*WHAT THE TASK ASKS*:
Counting only lines that contain "struct", how many are there in the records below? Give the figure alone.

*DATASET ENTRIES*:
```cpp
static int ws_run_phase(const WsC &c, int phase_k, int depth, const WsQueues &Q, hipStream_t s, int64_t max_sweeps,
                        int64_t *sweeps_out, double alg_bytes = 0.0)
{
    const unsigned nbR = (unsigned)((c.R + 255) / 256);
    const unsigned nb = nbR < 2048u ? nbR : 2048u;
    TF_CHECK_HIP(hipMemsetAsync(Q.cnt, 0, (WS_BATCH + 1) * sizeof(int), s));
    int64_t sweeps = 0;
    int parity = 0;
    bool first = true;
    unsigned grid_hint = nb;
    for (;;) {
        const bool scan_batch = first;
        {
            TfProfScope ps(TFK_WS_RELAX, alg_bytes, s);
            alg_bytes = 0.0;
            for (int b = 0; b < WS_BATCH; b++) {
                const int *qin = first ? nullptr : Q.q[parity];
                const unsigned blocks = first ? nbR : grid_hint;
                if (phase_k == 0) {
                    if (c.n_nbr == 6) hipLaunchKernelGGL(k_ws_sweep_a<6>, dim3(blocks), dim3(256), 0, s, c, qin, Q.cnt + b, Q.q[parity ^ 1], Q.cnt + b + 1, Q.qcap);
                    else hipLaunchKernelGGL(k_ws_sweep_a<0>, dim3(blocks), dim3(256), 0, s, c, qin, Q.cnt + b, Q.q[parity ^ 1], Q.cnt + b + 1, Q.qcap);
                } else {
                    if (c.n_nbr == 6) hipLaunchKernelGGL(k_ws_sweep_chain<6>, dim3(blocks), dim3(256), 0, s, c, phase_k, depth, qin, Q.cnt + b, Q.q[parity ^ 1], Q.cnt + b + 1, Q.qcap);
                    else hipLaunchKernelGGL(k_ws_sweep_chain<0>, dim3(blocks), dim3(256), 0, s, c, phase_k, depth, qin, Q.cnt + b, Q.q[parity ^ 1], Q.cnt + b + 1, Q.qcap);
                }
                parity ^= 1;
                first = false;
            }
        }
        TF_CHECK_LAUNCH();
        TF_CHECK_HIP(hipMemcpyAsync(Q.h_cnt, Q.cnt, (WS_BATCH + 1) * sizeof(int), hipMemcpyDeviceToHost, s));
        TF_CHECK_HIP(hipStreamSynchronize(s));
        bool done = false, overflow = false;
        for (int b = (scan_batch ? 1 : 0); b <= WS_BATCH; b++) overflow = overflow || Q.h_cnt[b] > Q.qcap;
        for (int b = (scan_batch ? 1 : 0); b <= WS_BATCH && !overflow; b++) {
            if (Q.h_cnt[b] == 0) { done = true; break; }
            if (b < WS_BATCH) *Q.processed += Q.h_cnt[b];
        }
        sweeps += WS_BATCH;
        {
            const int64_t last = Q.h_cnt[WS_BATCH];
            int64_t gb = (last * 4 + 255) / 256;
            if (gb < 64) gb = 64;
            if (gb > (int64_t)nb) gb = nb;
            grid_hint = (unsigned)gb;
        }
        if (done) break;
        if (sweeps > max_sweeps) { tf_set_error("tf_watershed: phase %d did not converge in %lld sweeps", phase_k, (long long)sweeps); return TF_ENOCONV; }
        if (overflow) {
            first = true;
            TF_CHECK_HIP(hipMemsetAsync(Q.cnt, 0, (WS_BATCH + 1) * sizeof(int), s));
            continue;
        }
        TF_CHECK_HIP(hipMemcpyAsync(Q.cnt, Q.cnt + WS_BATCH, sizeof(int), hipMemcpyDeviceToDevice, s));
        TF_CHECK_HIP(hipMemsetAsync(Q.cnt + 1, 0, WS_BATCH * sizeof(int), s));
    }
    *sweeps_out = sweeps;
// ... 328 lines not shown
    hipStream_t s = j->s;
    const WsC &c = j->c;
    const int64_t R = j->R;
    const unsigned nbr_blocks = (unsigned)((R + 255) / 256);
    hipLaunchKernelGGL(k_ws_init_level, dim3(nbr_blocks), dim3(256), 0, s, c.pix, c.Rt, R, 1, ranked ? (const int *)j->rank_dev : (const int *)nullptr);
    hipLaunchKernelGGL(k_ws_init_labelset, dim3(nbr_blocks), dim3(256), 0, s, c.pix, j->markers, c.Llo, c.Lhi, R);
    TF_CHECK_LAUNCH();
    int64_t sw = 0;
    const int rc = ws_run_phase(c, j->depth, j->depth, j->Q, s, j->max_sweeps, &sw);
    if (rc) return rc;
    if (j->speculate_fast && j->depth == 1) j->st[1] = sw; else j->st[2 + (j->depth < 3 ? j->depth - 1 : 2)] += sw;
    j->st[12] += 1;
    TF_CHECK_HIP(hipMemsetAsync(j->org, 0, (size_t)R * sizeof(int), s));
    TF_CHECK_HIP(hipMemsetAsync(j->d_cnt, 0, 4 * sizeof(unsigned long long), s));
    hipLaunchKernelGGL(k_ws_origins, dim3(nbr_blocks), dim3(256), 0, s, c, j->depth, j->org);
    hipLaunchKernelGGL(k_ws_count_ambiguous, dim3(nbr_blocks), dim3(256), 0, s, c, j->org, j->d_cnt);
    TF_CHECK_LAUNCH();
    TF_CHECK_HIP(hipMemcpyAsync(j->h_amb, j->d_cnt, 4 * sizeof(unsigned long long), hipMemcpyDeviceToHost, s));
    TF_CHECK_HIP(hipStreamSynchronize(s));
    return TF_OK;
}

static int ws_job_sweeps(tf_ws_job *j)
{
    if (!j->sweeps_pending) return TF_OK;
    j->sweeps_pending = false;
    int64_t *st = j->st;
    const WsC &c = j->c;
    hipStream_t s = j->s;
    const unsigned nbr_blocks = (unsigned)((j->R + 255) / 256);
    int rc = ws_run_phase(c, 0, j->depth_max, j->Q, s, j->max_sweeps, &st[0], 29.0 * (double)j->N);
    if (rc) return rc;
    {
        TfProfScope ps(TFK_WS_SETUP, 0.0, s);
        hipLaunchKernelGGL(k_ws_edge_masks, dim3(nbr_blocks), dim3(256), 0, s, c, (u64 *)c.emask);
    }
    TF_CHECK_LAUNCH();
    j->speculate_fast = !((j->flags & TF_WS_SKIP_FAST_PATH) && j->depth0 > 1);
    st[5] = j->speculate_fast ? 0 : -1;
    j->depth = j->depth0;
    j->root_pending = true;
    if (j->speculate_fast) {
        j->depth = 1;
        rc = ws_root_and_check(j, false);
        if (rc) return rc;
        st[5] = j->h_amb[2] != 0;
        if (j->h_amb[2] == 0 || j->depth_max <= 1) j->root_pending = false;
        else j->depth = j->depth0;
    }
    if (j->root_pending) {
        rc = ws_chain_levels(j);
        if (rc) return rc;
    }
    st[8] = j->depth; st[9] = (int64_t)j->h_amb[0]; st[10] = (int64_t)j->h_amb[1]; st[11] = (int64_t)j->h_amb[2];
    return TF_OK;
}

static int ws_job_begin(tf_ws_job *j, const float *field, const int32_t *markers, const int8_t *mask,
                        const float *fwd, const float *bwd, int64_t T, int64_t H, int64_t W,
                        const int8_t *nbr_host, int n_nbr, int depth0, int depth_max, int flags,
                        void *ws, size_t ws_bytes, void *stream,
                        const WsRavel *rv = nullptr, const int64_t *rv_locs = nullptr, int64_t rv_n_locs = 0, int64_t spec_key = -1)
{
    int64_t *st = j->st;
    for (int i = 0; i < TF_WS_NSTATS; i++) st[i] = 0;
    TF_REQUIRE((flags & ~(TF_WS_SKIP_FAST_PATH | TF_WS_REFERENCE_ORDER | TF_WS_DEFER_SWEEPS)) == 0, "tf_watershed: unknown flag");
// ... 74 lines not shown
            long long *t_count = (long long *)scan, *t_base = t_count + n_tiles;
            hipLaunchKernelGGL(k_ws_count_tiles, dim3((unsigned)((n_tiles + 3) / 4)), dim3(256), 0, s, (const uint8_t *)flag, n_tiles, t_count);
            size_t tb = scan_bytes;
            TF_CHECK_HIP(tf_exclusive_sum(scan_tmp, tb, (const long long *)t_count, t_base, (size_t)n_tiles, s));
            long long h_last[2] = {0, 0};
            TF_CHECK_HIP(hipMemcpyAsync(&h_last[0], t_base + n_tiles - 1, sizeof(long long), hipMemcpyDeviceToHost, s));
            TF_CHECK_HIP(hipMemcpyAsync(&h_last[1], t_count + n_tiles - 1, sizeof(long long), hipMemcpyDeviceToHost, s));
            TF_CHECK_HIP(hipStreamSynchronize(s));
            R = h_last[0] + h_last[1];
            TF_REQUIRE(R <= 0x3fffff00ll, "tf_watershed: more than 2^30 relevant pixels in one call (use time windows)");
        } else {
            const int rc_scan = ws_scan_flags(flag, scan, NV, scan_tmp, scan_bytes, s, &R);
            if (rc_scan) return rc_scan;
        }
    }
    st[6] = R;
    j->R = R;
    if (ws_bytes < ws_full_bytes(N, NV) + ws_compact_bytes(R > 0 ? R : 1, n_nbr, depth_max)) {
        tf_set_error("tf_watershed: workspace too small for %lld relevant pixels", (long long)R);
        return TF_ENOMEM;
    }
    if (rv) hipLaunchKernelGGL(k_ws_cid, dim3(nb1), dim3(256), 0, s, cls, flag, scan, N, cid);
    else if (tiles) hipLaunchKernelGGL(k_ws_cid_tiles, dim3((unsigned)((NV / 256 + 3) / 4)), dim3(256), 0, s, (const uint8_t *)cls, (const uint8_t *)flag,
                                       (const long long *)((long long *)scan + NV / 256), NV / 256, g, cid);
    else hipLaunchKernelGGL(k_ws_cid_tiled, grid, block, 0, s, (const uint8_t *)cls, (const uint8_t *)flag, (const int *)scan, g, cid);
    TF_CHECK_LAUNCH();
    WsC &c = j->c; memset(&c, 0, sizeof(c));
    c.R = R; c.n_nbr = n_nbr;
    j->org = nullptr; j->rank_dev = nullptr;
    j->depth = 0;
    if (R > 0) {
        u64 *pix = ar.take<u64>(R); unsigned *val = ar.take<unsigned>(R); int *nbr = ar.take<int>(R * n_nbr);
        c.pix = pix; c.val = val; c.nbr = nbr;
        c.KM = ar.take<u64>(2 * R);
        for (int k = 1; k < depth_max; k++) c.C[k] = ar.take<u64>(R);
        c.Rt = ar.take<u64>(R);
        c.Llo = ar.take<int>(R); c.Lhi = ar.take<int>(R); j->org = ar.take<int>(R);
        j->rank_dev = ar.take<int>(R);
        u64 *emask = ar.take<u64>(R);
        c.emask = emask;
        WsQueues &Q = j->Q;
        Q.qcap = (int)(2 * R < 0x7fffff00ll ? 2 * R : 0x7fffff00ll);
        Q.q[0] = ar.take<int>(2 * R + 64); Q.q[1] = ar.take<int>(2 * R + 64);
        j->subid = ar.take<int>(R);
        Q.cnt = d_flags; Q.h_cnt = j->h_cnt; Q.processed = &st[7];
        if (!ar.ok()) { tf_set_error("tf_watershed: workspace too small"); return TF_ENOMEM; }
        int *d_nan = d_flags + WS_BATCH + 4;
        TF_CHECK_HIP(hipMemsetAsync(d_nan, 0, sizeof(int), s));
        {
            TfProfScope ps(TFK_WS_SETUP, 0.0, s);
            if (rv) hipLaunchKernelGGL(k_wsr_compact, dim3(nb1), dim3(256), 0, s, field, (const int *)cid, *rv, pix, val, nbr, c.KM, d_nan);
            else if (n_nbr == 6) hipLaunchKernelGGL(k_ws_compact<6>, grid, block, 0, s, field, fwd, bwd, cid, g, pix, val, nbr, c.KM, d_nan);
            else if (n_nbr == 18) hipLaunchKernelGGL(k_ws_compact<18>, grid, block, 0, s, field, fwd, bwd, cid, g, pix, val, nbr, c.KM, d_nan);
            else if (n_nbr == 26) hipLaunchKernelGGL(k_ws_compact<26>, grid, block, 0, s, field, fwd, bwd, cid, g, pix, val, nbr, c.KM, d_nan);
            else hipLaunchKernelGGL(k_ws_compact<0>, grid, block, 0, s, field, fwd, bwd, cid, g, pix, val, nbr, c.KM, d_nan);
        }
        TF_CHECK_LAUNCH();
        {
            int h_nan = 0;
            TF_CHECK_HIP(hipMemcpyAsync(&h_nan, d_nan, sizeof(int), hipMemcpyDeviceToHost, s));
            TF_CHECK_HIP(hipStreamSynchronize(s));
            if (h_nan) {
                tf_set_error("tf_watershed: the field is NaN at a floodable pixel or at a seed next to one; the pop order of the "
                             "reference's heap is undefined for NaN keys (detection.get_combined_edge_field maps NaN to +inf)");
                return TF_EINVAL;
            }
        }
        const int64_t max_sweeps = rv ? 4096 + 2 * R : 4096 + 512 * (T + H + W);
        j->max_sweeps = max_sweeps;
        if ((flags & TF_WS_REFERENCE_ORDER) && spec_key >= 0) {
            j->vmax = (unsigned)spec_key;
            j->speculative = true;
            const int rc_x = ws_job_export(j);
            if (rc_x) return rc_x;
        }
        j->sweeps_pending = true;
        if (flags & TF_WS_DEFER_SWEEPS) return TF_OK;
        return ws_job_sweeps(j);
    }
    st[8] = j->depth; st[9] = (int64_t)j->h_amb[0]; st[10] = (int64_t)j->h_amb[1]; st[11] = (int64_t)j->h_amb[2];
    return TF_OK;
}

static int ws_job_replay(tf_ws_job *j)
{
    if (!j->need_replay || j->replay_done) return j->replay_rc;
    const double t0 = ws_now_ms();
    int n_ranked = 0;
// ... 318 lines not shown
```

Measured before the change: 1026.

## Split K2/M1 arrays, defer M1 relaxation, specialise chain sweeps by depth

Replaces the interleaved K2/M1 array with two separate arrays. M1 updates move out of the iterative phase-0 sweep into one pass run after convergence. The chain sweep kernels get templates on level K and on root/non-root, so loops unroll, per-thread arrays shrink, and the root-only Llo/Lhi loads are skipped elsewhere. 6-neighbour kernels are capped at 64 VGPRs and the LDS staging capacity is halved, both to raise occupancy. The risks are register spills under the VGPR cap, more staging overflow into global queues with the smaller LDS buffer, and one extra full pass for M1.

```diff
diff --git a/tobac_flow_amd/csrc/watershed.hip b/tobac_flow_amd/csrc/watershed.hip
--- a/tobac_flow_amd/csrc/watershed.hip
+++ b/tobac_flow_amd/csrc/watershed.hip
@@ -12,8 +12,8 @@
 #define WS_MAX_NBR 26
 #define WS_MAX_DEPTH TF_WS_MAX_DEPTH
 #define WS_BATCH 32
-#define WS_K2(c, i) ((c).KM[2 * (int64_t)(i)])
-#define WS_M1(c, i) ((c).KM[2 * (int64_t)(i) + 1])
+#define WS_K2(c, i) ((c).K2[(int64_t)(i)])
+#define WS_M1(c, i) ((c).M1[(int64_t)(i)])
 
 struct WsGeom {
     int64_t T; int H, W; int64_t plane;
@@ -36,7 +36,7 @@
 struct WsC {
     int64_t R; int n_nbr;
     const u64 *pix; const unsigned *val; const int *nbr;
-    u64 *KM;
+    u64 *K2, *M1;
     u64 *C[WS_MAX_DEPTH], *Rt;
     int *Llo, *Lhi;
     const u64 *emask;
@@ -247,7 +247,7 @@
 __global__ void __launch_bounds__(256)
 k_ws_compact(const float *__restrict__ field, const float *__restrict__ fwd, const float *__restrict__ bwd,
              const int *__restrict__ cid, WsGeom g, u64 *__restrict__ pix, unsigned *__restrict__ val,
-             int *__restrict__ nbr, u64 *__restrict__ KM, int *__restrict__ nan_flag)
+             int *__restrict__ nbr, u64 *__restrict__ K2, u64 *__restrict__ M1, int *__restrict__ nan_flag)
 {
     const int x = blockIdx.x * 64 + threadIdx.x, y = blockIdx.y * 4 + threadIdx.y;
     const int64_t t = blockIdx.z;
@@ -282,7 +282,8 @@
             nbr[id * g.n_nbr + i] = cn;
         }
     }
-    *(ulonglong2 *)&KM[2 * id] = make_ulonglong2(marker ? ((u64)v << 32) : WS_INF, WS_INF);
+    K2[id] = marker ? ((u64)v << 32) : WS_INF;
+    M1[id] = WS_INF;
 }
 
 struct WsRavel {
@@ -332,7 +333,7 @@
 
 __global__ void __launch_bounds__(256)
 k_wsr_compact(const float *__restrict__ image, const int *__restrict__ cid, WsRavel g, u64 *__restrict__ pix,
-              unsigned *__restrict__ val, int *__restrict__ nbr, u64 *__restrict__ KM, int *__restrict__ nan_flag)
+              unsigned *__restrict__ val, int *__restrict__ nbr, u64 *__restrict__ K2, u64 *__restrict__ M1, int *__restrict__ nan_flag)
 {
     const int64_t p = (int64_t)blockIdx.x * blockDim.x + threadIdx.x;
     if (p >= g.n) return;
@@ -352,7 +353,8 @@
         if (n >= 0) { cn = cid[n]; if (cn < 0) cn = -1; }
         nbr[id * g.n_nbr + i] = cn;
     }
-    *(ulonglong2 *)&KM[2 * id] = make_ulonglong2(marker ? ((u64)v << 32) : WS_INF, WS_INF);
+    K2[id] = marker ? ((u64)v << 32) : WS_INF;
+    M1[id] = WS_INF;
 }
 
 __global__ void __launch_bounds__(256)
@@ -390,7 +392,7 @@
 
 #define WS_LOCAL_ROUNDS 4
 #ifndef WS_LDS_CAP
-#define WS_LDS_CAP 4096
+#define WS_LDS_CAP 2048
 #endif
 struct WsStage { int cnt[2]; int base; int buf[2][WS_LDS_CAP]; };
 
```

*OUTPUT OF THE EXERCISE*:
4